* _Your task_
Line filter on the word "park": copy each matching line from the entries.

Stored data entries:
= = = =
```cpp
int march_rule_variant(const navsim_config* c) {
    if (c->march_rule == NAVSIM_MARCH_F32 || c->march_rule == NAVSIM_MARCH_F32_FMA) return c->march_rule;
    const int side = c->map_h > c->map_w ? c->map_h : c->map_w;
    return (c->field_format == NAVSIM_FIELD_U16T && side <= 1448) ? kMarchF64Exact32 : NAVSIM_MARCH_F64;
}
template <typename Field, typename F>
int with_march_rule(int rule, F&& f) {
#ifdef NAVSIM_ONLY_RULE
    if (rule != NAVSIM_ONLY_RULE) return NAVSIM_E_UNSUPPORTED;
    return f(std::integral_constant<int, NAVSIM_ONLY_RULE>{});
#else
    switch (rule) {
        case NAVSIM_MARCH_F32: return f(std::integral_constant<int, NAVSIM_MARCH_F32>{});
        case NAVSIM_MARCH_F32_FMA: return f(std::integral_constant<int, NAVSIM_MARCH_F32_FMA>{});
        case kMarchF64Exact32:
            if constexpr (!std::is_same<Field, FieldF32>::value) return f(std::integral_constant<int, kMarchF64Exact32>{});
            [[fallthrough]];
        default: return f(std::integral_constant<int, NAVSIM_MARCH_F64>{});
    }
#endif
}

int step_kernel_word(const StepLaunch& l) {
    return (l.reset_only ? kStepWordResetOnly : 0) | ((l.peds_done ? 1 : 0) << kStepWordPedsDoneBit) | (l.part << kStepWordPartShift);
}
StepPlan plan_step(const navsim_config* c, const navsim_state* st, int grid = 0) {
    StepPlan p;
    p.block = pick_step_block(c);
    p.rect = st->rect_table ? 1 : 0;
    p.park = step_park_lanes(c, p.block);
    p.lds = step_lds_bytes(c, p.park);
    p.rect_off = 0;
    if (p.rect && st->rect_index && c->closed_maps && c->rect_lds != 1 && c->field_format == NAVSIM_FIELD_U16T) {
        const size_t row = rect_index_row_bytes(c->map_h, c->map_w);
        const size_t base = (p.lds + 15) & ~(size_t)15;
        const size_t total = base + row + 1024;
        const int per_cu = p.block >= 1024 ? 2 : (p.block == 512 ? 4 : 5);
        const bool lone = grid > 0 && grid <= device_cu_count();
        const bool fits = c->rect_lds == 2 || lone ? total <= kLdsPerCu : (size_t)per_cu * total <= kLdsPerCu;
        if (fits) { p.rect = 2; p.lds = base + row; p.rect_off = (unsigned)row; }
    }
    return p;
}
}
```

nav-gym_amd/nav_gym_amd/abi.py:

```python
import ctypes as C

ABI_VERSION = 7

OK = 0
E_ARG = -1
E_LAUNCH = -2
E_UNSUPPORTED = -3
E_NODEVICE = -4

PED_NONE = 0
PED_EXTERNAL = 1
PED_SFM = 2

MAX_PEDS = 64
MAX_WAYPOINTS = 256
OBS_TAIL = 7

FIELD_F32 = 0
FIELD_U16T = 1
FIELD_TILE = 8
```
= = = =
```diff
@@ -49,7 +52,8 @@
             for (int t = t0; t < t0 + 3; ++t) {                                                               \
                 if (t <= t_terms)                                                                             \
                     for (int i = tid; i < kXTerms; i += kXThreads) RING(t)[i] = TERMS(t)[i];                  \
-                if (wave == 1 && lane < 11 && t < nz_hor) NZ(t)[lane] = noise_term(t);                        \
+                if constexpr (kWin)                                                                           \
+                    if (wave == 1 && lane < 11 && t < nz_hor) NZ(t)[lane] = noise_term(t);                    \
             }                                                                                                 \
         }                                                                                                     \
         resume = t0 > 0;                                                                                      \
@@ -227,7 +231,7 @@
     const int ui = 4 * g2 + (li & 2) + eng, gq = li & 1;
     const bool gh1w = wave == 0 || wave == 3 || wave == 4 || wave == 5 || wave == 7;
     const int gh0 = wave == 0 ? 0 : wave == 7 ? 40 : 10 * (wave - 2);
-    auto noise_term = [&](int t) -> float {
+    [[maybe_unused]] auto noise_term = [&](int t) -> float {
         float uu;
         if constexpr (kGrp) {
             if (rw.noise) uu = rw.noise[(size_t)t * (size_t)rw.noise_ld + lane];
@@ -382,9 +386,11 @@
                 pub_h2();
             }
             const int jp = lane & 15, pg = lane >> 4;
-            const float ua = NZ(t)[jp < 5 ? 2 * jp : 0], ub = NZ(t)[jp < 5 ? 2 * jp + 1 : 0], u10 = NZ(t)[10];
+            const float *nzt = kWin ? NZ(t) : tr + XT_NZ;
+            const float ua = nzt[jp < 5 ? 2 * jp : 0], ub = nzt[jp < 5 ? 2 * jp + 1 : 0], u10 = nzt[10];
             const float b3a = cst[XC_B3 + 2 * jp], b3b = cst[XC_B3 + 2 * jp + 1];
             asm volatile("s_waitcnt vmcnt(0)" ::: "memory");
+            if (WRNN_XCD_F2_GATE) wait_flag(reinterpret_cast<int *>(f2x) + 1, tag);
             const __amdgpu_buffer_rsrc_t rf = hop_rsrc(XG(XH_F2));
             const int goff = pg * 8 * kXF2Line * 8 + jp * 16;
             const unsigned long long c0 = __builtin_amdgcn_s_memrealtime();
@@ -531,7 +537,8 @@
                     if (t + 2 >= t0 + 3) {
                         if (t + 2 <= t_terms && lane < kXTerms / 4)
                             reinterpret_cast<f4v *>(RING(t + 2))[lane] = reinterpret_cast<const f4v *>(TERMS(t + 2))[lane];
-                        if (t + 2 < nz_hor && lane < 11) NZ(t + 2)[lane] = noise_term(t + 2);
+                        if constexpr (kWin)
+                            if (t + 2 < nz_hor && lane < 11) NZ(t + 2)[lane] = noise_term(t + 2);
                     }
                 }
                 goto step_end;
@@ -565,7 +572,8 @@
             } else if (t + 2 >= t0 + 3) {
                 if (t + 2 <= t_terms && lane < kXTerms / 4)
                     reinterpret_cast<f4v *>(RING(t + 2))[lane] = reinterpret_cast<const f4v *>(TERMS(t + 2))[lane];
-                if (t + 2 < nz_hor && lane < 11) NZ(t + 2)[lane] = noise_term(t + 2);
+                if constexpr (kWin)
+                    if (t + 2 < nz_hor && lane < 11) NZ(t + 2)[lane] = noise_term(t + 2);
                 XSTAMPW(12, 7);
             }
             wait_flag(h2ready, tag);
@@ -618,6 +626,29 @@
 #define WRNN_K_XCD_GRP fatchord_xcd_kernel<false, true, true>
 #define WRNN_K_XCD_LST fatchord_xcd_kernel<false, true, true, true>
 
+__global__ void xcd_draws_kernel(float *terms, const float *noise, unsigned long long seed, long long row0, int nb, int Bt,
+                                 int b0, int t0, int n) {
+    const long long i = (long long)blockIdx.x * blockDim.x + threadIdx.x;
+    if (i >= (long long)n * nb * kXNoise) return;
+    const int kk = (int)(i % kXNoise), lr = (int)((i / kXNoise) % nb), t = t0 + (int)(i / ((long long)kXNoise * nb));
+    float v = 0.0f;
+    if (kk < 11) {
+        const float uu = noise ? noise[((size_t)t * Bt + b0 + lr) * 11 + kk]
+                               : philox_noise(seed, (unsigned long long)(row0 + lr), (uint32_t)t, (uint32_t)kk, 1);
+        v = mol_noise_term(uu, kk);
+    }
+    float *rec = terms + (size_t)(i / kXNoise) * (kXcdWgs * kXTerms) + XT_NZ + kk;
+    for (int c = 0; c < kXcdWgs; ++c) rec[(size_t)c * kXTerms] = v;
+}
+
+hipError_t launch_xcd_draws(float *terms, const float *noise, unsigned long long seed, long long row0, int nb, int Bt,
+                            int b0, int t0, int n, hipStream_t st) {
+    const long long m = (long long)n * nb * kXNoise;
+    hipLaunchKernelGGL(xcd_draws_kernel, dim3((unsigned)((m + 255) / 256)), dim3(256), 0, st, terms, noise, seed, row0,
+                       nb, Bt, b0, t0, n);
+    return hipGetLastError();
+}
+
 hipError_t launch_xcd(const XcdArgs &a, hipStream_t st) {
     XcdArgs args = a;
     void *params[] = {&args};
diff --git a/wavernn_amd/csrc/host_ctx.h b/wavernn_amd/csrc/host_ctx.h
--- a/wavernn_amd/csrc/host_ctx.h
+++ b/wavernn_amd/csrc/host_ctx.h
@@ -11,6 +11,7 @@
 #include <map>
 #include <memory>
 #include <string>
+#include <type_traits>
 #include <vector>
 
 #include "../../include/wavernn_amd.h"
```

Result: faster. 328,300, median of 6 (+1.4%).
= = = =
* _Result of the exercise_
    p.park = step_park_lanes(c, p.block);
    p.lds = step_lds_bytes(c, p.park);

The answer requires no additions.